Algorithms are described in different ways including natural languages, flowcharts, pseudocode, programming languages, etc.

**Analyzing Algorithms**

Analyzing algorithms means finding out the resources required for algorithms, such as memory, execution time, and other resources. One of the most common techniques to analyze an algorithm is to look at the time and space complexities of an algorithm. It is required to analyze an algorithm since multiple algorithms might be available to solve the same problem, and hence without proper analysis, it is difficult to choose the best algorithm to implement for better performance. An algorithm is efficient when the value of the function is small or grows slowly when the size of the input increases.

**Computational Complexity**

In computer science, the computational complexity of an algorithm is the number of resources required to execute an algorithm. This mainly focuses on the time and space required to execute the implementation of the algorithm. The amount of resources required to run an algorithm depends on the size of the inputs. It is expressed as f(n), where n is the size of the input.

**Types of Complexity**

**Time Complexity**

This is the number of elementary operations performed by an algorithm for the input size of n. Running time and size of the input are the most important factors when analyzing the time complexity of an algorithm. The **running time** of an algorithm for a specific input is the number of primitive operations or steps performed. There are three bounds associated with time complexity: worst case (big O), best case (Omega), and average case (Theta).

**Space Complexity**

The amount of computer memory required for an algorithm of input n.

**Other**

This includes the number of arithmetic operations. For example, while adding two numbers, it is not possible to count input size based on size — in this case, the number of operations on bits is used for complexity. It is called **bit complexity**.

**Order of Growth**

Order growth refers to the part of the function definition that grows quicker when the value of the variable increases. The order of growth of the running time of an algorithm allows you to compare the relative performance of different algorithms for the same problem set.

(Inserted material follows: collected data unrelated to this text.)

diff --git a/innfer_amd/architectures/engine_module.py b/innfer_amd/architectures/engine_module.py
--- a/innfer_amd/architectures/engine_module.py
+++ b/innfer_amd/architectures/engine_module.py
@@ -44,6 +44,7 @@
         self.upconv_phases = True
         self.hr_chain = True
         self.fused_tail = True
+        self.consumer_grid = 1
         self.residual_lds = 1
 
     unshuffle = 1
@@ -166,6 +167,8 @@
         L.check(L.lib.innfer_net_set_fused_tail(self._handle, int(bool(self.fused_tail))))
         L.check(L.lib.innfer_net_set_hr_chain(self._handle, int(bool(self.hr_chain))))
         L.check(L.lib.innfer_net_set_residual_lds(self._handle, int(self.residual_lds)))
+        if hasattr(L.lib, 'innfer_net_set_consumer_grid'):
+            L.check(L.lib.innfer_net_set_consumer_grid(self._handle, int(self.consumer_grid)))
         L.check(L.lib.innfer_net_set_upconv_phases(self._handle, int(self.upconv_phases)))
         L.check(L.lib.innfer_net_set_outm(self._handle, int(getattr(self, '_outm', 0))))
         L.check(L.lib.innfer_net_set_precision(self._handle, int(x.dtype == torch.float32)))
@@ -198,6 +201,8 @@
             L.check(L.lib.innfer_net_set_fused_tail(self._handle, int(bool(self.fused_tail))))
             L.check(L.lib.innfer_net_set_hr_chain(self._handle, int(bool(self.hr_chain))))
             L.check(L.lib.innfer_net_set_residual_lds(self._handle, int(self.residual_lds)))
+            if hasattr(L.lib, 'innfer_net_set_consumer_grid'):
+                L.check(L.lib.innfer_net_set_consumer_grid(self._handle, int(self.consumer_grid)))
             L.check(L.lib.innfer_net_set_upconv_phases(self._handle, int(self.upconv_phases)))
             L.check(L.lib.innfer_net_set_u8_io(self._handle, int(bool(normalize)), int(bool(fp16))))
             L.check(L.lib.innfer_net_set_precision(self._handle, int(not fp16)))
diff --git a/innfer_amd/csrc/common.h b/innfer_amd/csrc/common.h
--- a/innfer_amd/csrc/common.h
+++ b/innfer_amd/csrc/common.h
@@ -107,6 +107,7 @@
     const f16* gate_w; const float* gate_bias;
     const float* slope;
     int res1_lds;
+    int grid2;
 };
 
 int conv_nt_for(int K);
diff --git a/innfer_amd/csrc/conv3x3.hip b/innfer_amd/csrc/conv3x3.hip
--- a/innfer_amd/csrc/conv3x3.hip
+++ b/innfer_amd/csrc/conv3x3.hip
@@ -387,13 +387,16 @@
     constexpr bool SPLIT = (TMF & PC_SPLIT) != 0;
     static_assert(!SPLIT || (!S9 && !POLY && !S2 && !PFX && !STATS && (TM == TAPS_3X3 || TM == TAPS_1X1)), "split operands: plain 3x3 and 1x1 convs");
     constexpr bool RLDS = (TMF & PC_RLDS) != 0;
-    static_assert(!RLDS || (RPW == 2 && NT == 4 && NCW == 8 && NSI == 2 && OUTMODE == OUT_SLAB && (TMF & PC_BELOW_RLDS) == TAPS_3X3 && !S9 && !POLY), "residual from LDS: the plain 64-channel instantiation (and its canvas form)");
+    constexpr bool GRID2 = (TMF & PC_GRID2) != 0;
+    static_assert(!GRID2 || (RPW == 4 && NT == 2 && NCW == 8 && NSI == 2 && OUTMODE == OUT_SLAB && (TMF & ~(TAPS_3X3 | PC_RLDS | PC_ROWP | PC_GRID2)) == 0 && (TMF & PC_ROWP) && TM == TAPS_3X3 && !S9 && !POLY && !CV),
+                  "2 x 4 consumer grid: the plain and the RLDS 64-output plane-order slab conv");
+    static_assert(!RLDS || (((RPW == 2 && NT == 4) || GRID2) && NCW == 8 && NSI == 2 && OUTMODE == OUT_SLAB && (TMF & PC_BELOW_RLDS) == TAPS_3X3 && !S9 && !POLY), "residual from LDS: the plain 64-channel instantiation (its canvas form, its 2 x 4 consumer grid)");
     constexpr bool SGATE = (TMF & PC_SGATE) != 0;
     static_assert(!SGATE || (RPW == 3 && NT == 2 && NCW == 8 && OUTMODE == OUT_SLAB && ((TMF & PC_BELOW_SGATE) == TAPS_3X3 || (TMF & PC_BELOW_SGATE) == (TAPS_3X3 | PC_SPLIT)) && !S9 && !POLY), "self gate: the 32-output slab kernel (its canvas form, its split-operand form)");
     constexpr bool BRELU = (TMF & PC_BRELU) != 0;
     constexpr bool UP4 = (TMF & PC_UP4) != 0;
     constexpr bool ROWP = (TMF & PC_ROWP) != 0;
-    static_assert(!ROWP || (RPW == 2 && NT == 4 && NCW == 8 && OUTMODE == OUT_SLAB && TM == TAPS_3X3 && (TMF & ~(TAPS_3X3 | PC_FUSE | PC_RLDS | PC_UP4 | PC_ROWP | PC_PSH | PC_PRELU)) == 0 && !S9 && !POLY), "plane row order: the 64-channel slab kernels");
+    static_assert(!ROWP || (((RPW == 2 && NT == 4) || GRID2) && NCW == 8 && OUTMODE == OUT_SLAB && TM == TAPS_3X3 && (TMF & ~(TAPS_3X3 | PC_FUSE | PC_RLDS | PC_UP4 | PC_ROWP | PC_PSH | PC_PRELU | PC_GRID2)) == 0 && !S9 && !POLY), "plane row order: the 64-channel slab kernels");
     constexpr bool PSH = (TMF & PC_PSH) != 0;
     static_assert(!PSH || (ROWP && (TMF & ~(TAPS_3X3 | PC_ROWP | PC_PSH)) == 0 && NSI == 2 && !CV), "pixel-shuffle store: the plain 64-channel plane-order instantiation");
     static_assert(!UP4 || (RPW == 2 && NT == 4 && NCW == 8 && NSI == 3 && OUTMODE == OUT_SLAB && (TMF & PC_BELOW_UP4) == TAPS_3X3 && !S9 && !POLY && !CV), "one-pass phases: the 64-channel slab kernel on three input slots");
@@ -408,7 +411,7 @@
     constexpr int IN_BYTES = L::IN_BYTES;
     constexpr int NQ = IN_BYTES / 1024;
     constexpr int KQ = (NQ + NLW - 1) / NLW;
-    constexpr int WROWS = NT * 16;
+    constexpr int WROWS = L::WROWS;
     constexpr int NTAP = L::NTAP;
     constexpr int W_BYTES = L::W_BYTES;
     constexpr int WQ = W_BYTES / 1024;
@@ -475,13 +478,14 @@
     __builtin_amdgcn_s_setprio(INNFER_CPRIO);
 #endif
     const int cw = wave;
+    const int cwr = GRID2 ? (cw & 3) : cw;
     int boffs[3][2];
 #pragma unroll
     for (int s = 0; s < 3; ++s)
 #pragma unroll
         for (int par = 0; par < 2; ++par) {
-            const int pb = cw * RPW * LWP + li + s;
-            const int rowpar = ((cw * RPW) & 1) ^ par;
+            const int pb = cwr * RPW * LWP + li + s;
+            const int rowpar = ((cwr * RPW) & 1) ^ par;
             boffs[s][par] = pb * 64 + ((lg ^ (((((li + s) >> 2) & 1) ^ rowpar) << 1)) << 4);
         }
     int boffp[PAIR ? 3 : 1][2];
@@ -495,12 +499,16 @@
                 boffp[s][par] = pb * 64 + ((lg ^ (((((18 + li + s) >> 2) & 1) ^ rowpar) << 1)) << 4);
             }
     }
-    const int aoffs = li * 64 + ((lg ^ (((li >> 2) & 1) << 1)) << 4);
-    int roffs[RLDS ? MT : 1];
-    if constexpr (RLDS) {
+    const int aoffs = li * 64 + ((lg ^ (((li >> 2) & 1) << 1)) << 4) + (GRID2 ? (cw >> 2) * 32 * 64 : 0);
+    int roffs[RLDS ? (GRID2 ? 2 : MT) : 1];
+    if constexpr (RLDS && GRID2) {
+#pragma unroll
+        for (int par = 0; par < 2; ++par)
+            roffs[par] = ((cwr * RPW + 1) * LWP + li + 1) * 64 + ((lg ^ (((((li + 1) >> 2) & 1) ^ par) << 1)) << 4);
+    } else if constexpr (RLDS) {
 #pragma unroll
         for (int m = 0; m < MT; ++m) {
-            const int P = (cw * RPW + (m >> 1) + 1) * LWP + li + (m & 1) * 16 + 1;
+            const int P = (cwr * RPW + (m >> 1) + 1) * LWP + li + (m & 1) * 16 + 1;
             roffs[m] = P * 64 + (((lg & 1) ^ ((P >> 2) & 1)) << 5);
             if constexpr (ROWP) roffs[m] = P * 64 + ((lg ^ (((P >> 2) & 1) << 1)) << 4);
         }
@@ -570,6 +578,13 @@
         for (int e = 0; e < 8; ++e) pfx[m][e] = 0.f;
     int jt = j0, c = 0;
     int kg = 0, n = 0, ty0 = 0, tx0 = 0, cbase = 0, dcur = 1;
+    [[maybe_unused]] f16x4 rpre[GRID2 ? MT : 1][NT];
+    if constexpr (GRID2) {
+#pragma unroll
+        for (int m = 0; m < MT; ++m)
+#pragma unroll
+            for (int t = 0; t < NT; ++t) rpre[m][t] = f16x4{0, 0, 0, 0};
+    }
     asm volatile("s_barrier" ::: "memory");
 #ifdef INNFER_STAMPS
     const unsigned long long k_c0 = clock64(), k_w0 = wall_clock64();
@@ -578,7 +593,7 @@
         if (c == 0) {
             if constexpr (POLY) decode_poly(jt, kg, n, ty0, tx0, dcur);
             else decode(jt, kg, n, ty0, tx0);
-            cbase = kg * WROWS + lane_cbase<NT, ROWP>(lg);
+            cbase = kg * WROWS + (GRID2 ? (cw >> 2) * 32 : 0) + lane_cbase<NT, ROWP>(lg);
             if (kg != bias_kg) {
 #pragma unroll
                 for (int t = 0; t < NT; ++t) bias_r[t] = *(const f32x4*)(p.bias + cbase + toff_lin<NT, ROWP>(t));
@@ -599,6 +614,14 @@
                         for (int j = 0; j < 4; ++j) acc[t][m][j] = __builtin_fmaf(acc[t][m][j], SPLIT_DOWN, bias_r[t][j]);
             }
         }
+#ifndef INNFER_GRID2_LATE
+        if constexpr (GRID2) {
+            if (c == p.nchunks - 1) {
+                if constexpr (RLDS) { if (p.res2) residual_prefetch_grid2(p, p.res2, p.res2_gstride, rpre, n, ty0, tx0, cwr, li, cbase); }
+                else { if (p.res1) residual_prefetch_grid2(p, p.res1, p.res1_gstride, rpre, n, ty0, tx0, cwr, li, cbase); }
+            }
+        }
+#endif
         const char* st = NSI == 3 ? smem + islot * IN_BYTES : smem + (g & 1) * STAGE;
         const char* sw = NSI == 3 ? smem + 3 * IN_BYTES + (g & 1) * W_BYTES : st + IN_BYTES;
         if constexpr (NSI == 3) islot = islot == 2 ? 0 : islot + 1;
@@ -612,8 +635,9 @@
         } else if constexpr (TM == TAPS_3X3 && PIPE && !UP4) {
             constexpr int GPS = 2 * (RPW + 2);
             constexpr int NB = 3 * GPS;
+            constexpr int RING = GRID2 ? 4 : 3, AHEAD = RING - 1;
             f16x8 a[3][NT];
-            f16x8 bq[3];
+            f16x8 bq[RING];
             auto lda = [&](int sc, int r) {
 #pragma unroll
                 for (int t = 0; t < NT; ++t) a[r][t] = *(const f16x8*)(sw + aoffs + ((r * 3 + sc) * WROWS + t * 16) * 64);
@@ -623,22 +647,23 @@
                 return *(const f16x8*)(st + boffs[sc][rr & 1] + (rr * LWP + seg * 16) * 64);
             };
             lda(0, 0); lda(0, 1); lda(0, 2);
-            bq[0] = ldb(0); bq[1] = ldb(1);
+#pragma unroll
+            for (int i = 0; i < AHEAD; ++i) bq[i] = ldb(i);
             if constexpr (BRELU) bq[0] = relu_frag(bq[0]);
 #pragma unroll
             for (int i = 0; i < NB; ++i) {
                 const int sc = i / GPS, j = i - sc * GPS, rr = j >> 1, seg = j & 1;
-                if (i + 2 < NB) bq[(i + 2) % 3] = ldb(i + 2);
+                if (i + AHEAD < NB) bq[(i + AHEAD) % RING] = ldb(i + AHEAD);
 #pragma unroll
                 for (int r = 0; r < 3; ++r) {
                     const int rw = rr - r;
                     if (rw >= 0 && rw < RPW) {
 #pragma unroll
                         for (int t = 0; t < NT; ++t)
-                            acc[t][rw * 2 + seg] = __builtin_amdgcn_mfma_f32_16x16x32_f16(a[r][t], bq[i % 3], acc[t][rw * 2 + seg], 0, 0, 0);
+                            acc[t][rw * 2 + seg] = __builtin_amdgcn_mfma_f32_16x16x32_f16(a[r][t], bq[i % RING], acc[t][rw * 2 + seg], 0, 0, 0);
                     }
                 }
-                if constexpr (BRELU) { if (i + 1 < NB) bq[(i + 1) % 3] = relu_frag(bq[(i + 1) % 3]); }
+                if constexpr (BRELU) { if (i + 1 < NB) bq[(i + 1) % RING] = relu_frag(bq[(i + 1) % RING]); }
                 if (sc < 2 && seg == 1) {
                     if (rr == RPW - 1) lda(sc + 1, 0);
                     if (rr == RPW) lda(sc + 1, 1);
@@ -693,7 +718,9 @@
         }
         }
         if constexpr (RLDS) {
-            if constexpr (ROWP) {
+            if constexpr (GRID2) {
+                if (c == p.nchunks - 2 + (cw >> 2)) residual_from_lds_grid2<MT>(acc, st, roffs, p.rs1);
+            } else if constexpr (ROWP) {
                 if (c == p.nchunks - 2) residual_from_lds_plane<MT, 0>(acc, st, roffs, p.rs1);
                 else if (c == p.nchunks - 1) residual_from_lds_plane<MT, 1>(acc, st, roffs, p.rs1);
             } else {
@@ -788,7 +815,7 @@
 
 template <int RPW, int NT, int NLW, int OUTMODE, bool S9, bool POLY, int TM, bool CV, int NSI, int NCW>
 int launch_pc(const KP& kp, int N, hipStream_t s) {
-    constexpr int TH = NCW * RPW;
+    constexpr int TH = PcLayout<RPW, NT, NSI, NCW, TM>::TH;
     constexpr int LDS = PcLayout<RPW, NT, NSI, NCW, TM>::LDS_BYTES;
     static_assert(LDS <= 160 * 1024, "the stages must fit the CU's LDS");
     static_assert(NSI == 2 || (NSI == 3 && !S9 && !POLY), "the three-slot input ring exists for the plain and the canvas loader");
@@ -1062,13 +1089,17 @@
         return launch_pc<2, 4, 4, OUT_SLAB, false, false, TAPS_3X3 | PC_ROWP | PC_PSH>(k, L.N, s);
     }
     if (pc && L.out_mode == OUT_SLAB && nt == 4 && L.stats_part) return launch_pc<2, 4, 4, OUT_SLAB, false, false, TAPS_3X3 | PC_STATS>(k, L.N, s);
+    bool grid2 = pc && L.grid2 && L.out_mode == OUT_SLAB && nt == 4 && L.rowp == 1 && L.K == 64 && L.act <= 2 && INNFER_KNOB("INNFER_GRID2", 1);
+    if (grid2 && INNFER_KNOB("INNFER_CANVAS", 1)) { int gy = 0; long t = 0; grid2 = canvas_grid<16>(k, L.N, &gy, &t) == 0; }
     if (pc && L.out_mode == OUT_SLAB && nt == 4 && L.res1_lds && L.res1 && L.res1 == L.in && L.res1_gstride == L.in_gstride && L.act == 0 && L.K == 64 && L.C >= 96 &&
         !L.up && !L.reflect && L.s1 != 0.f && (L.res1_lds == 2 || L.res2)) {
         k.rs1 = 1.0f / L.s1;
+        if (grid2) return launch_pc<4, 2, 4, OUT_SLAB, false, false, TAPS_3X3 | PC_RLDS | PC_ROWP | PC_GRID2>(k, L.N, s);
         return L.rowp ? launch_pc<2, 4, 4, OUT_SLAB, false, false, TAPS_3X3 | PC_RLDS | PC_ROWP>(k, L.N, s) : launch_pc<2, 4, 4, OUT_SLAB, false, false, TAPS_3X3 | PC_RLDS>(k, L.N, s);
     }
     if (pc && L.out_mode == OUT_SLAB && nt == 4) {
         if (!L.rowp && (INNFER_KNOB("INNFER_FAT", 0) & 2)) return launch_pc<4, 4, 4, OUT_SLAB, false, false, TAPS_3X3, false, 2, 4>(k, L.N, s);
+        if (grid2) return launch_pc<4, 2, 4, OUT_SLAB, false, false, TAPS_3X3 | PC_ROWP | PC_GRID2>(k, L.N, s);
         return L.rowp ? launch_pc<2, 4, 4, OUT_SLAB, false, false, TAPS_3X3 | PC_ROWP>(k, L.N, s) : launch_pc<2, 4, 4>(k, L.N, s);
     }
     if (L.conv7) {
diff --git a/innfer_amd/csrc/conv3x3_epilogue_slab.h b/innfer_amd/csrc/conv3x3_epilogue_slab.h
--- a/innfer_amd/csrc/conv3x3_epilogue_slab.h
+++ b/innfer_amd/csrc/conv3x3_epilogue_slab.h
@@ -118,11 +118,11 @@
     for (int m = 0; m < MT; ++m) {
         ok[m] = PAIR ? (2 * n + (m & 1) < p.N && yw + (m >> 1) < ylim && xl < xlim) : ((yw + (m >> 1) < ylim) && (xl + (m & 1) * 16 < xlim));
         const long o = (m >> 1) * rowstep + (m & 1) * colstep;
-        if (HOIST && R1 && ok[m]) {
+        if (HOIST && R1 && ok[m] ABL_AND(!(p.abl & 512))) {
 #pragma unroll
             for (int t = 0; t < NT; ++t) r1[R1 ? m : 0][t] = *(const f16x4*)(r1b + o + toff_slab<NT, ROWP>(t, p.res1_gstride));
         }
-        if (HOIST && R2 && ok[m]) {
+        if (HOIST && R2 && ok[m] ABL_AND(!(p.abl & 512))) {
 #pragma unroll
             for (int t = 0; t < NT; ++t) r2[R2 ? m : 0][t] = *(const f16x4*)(r2b + o + toff_slab<NT, ROWP>(t, p.res2_gstride));
         }
@@ -178,6 +178,69 @@
     }
 }
 
+struct Grid2Tile { long pix; long rowstep; bool ok[8]; };
+__device__ __forceinline__ Grid2Tile grid2_tile(const KP& p, int n, int ty0, int tx0, int rg, int li, int cbase) {
+    Grid2Tile g;
+    const int yw = ty0 + rg * 4, xl = tx0 + li;
+    g.pix = (((long)n * p.H + yw) * p.W + xl) * 32 + (cbase & 31);
+    g.rowstep = (long)p.W * 32;
+#pragma unroll
+    for (int m = 0; m < 8; ++m) g.ok[m] = (yw + (m >> 1) < p.y1) && (xl + (m & 1) * 16 < p.W);
+    return g;
+}
+__device__ __forceinline__ void residual_prefetch_grid2(const KP& p, const f16* res, long gstride, f16x4 (&rpre)[8][2], int n, int ty0, int tx0, int rg, int li, int cbase) {
+    const int yw = ty0 + rg * 4, xl = tx0 + li;
+    const f16* rb = res + (cbase >> 5) * gstride + (cbase & 31);
+    const int xo[2] = {min(xl, p.W - 1) * 32, min(xl + 16, p.W - 1) * 32};
+#pragma unroll
+    for (int r = 0; r < 4; ++r) {
+        const long ro = ((long)n * p.H + min(yw + r, p.y1 - 1)) * p.W * 32;
+#pragma unroll
+        for (int sg = 0; sg < 2; ++sg)
+#pragma unroll
+            for (int t = 0; t < 2; ++t) rpre[2 * r + sg][t] = *(const f16x4*)(rb + ro + xo[sg] + 4 * t);
+    }
+}
+template <int ACT, bool R1, bool R2, bool SC1, int PRE>
+__device__ __forceinline__ void epilogue_slab_grid2(const KP& p, f32x4 (&acc)[2][8], const f16x4 (&rpre)[8][2], int n, int ty0, int tx0, int rg, int li, int cbase) {
+    static_assert((PRE == 0 && !R1 && !R2) || (PRE == 1 && R1) || (PRE == 2 && R2 && !R1), "the prefetched residual is the one memory residual (res1 when there are two)");
+    const Grid2Tile g = grid2_tile(p, n, ty0, tx0, rg, li, cbase);
+    const int oc0 = cbase + p.out_coff;
+    f16* ob = (f16*)p.out + (oc0 >> 5) * p.out_gstride + (g.pix - (cbase & 31)) + (oc0 & 31);
+    f16x4 r2[(R1 && R2) ? 8 : 1][2];
+    if constexpr (R1 && R2) {
+        const f16* r2b = p.res2 + (cbase >> 5) * p.res2_gstride + g.pix;
+#pragma unroll
+        for (int m = 0; m < 8; ++m) {
+            if (!g.ok[m]) continue;
+#pragma unroll
+            for (int t = 0; t < 2; ++t) r2[m][t] = *(const f16x4*)(r2b + (m >> 1) * g.rowstep + (m & 1) * (16 * 32) + 4 * t);
+        }
+    }
+    __builtin_amdgcn_s_waitcnt(0x0F70);
+#pragma unroll
+    for (int m = 0; m < 8; ++m) {
+        if (!g.ok[m]) continue;
+        f16* op = ob + (m >> 1) * g.rowstep + (m & 1) * (16 * 32);
+#pragma unroll
+        for (int t = 0; t < 2; ++t) {
+            f16x4 h;
+#pragma unroll
+            for (int j = 0; j < 4; ++j) {
+                float f = acc[t][m][j];
+                if (ACT == 1) f = __builtin_amdgcn_fmed3f(f, 0.2f * f, ACT_TOP);
+                else if (ACT == 2) f = __builtin_amdgcn_fmed3f(f, 0.f, ACT_TOP);
+                if (SC1) { f = f * p.s1; FP32_VALUE(f); }
+                if (R1) f = __builtin_fmaf(f, p.s1, (float)rpre[m][t][j]);
+                if (R2) f = __builtin_fmaf(f, p.s2, (float)(PRE == 2 ? rpre[m][t][j] : r2[(R1 && R2) ? m : 0][t][j]));
+                FP32_VALUE(f);
+                h[j] = (f16)f;
+            }
+            *(f16x4*)(op + 4 * t) = h;
+        }
+    }
+}
+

The following have to be considered while finding the order of growth of function or calculating the running time of an algorithm:

- Ignore constant
- Ignore lower growing order terms
- Ignore the leading term coefficient since constant factors are less significant.

**Example **

For insertion, sort the algorithm (provided in the earlier section Pseudocode for Insertion Sort).

Let’s take T(n) or f(n) = an^{2} + an + c (a, c are constants), where…

- growth of "an" is less than compared to an
^{2}, so "an" can be dropped - "c" is constant and never changes based on input size so "c" can be dropped
- The coefficient of an
^{2 }can be dropped

Finally, f(n) = n^{2} is called O(n^{2}) in big O notation.

**Classification**

Algorithms may be classified using various factors and execution characteristics, such as implementation, design, complexity, and field of usage.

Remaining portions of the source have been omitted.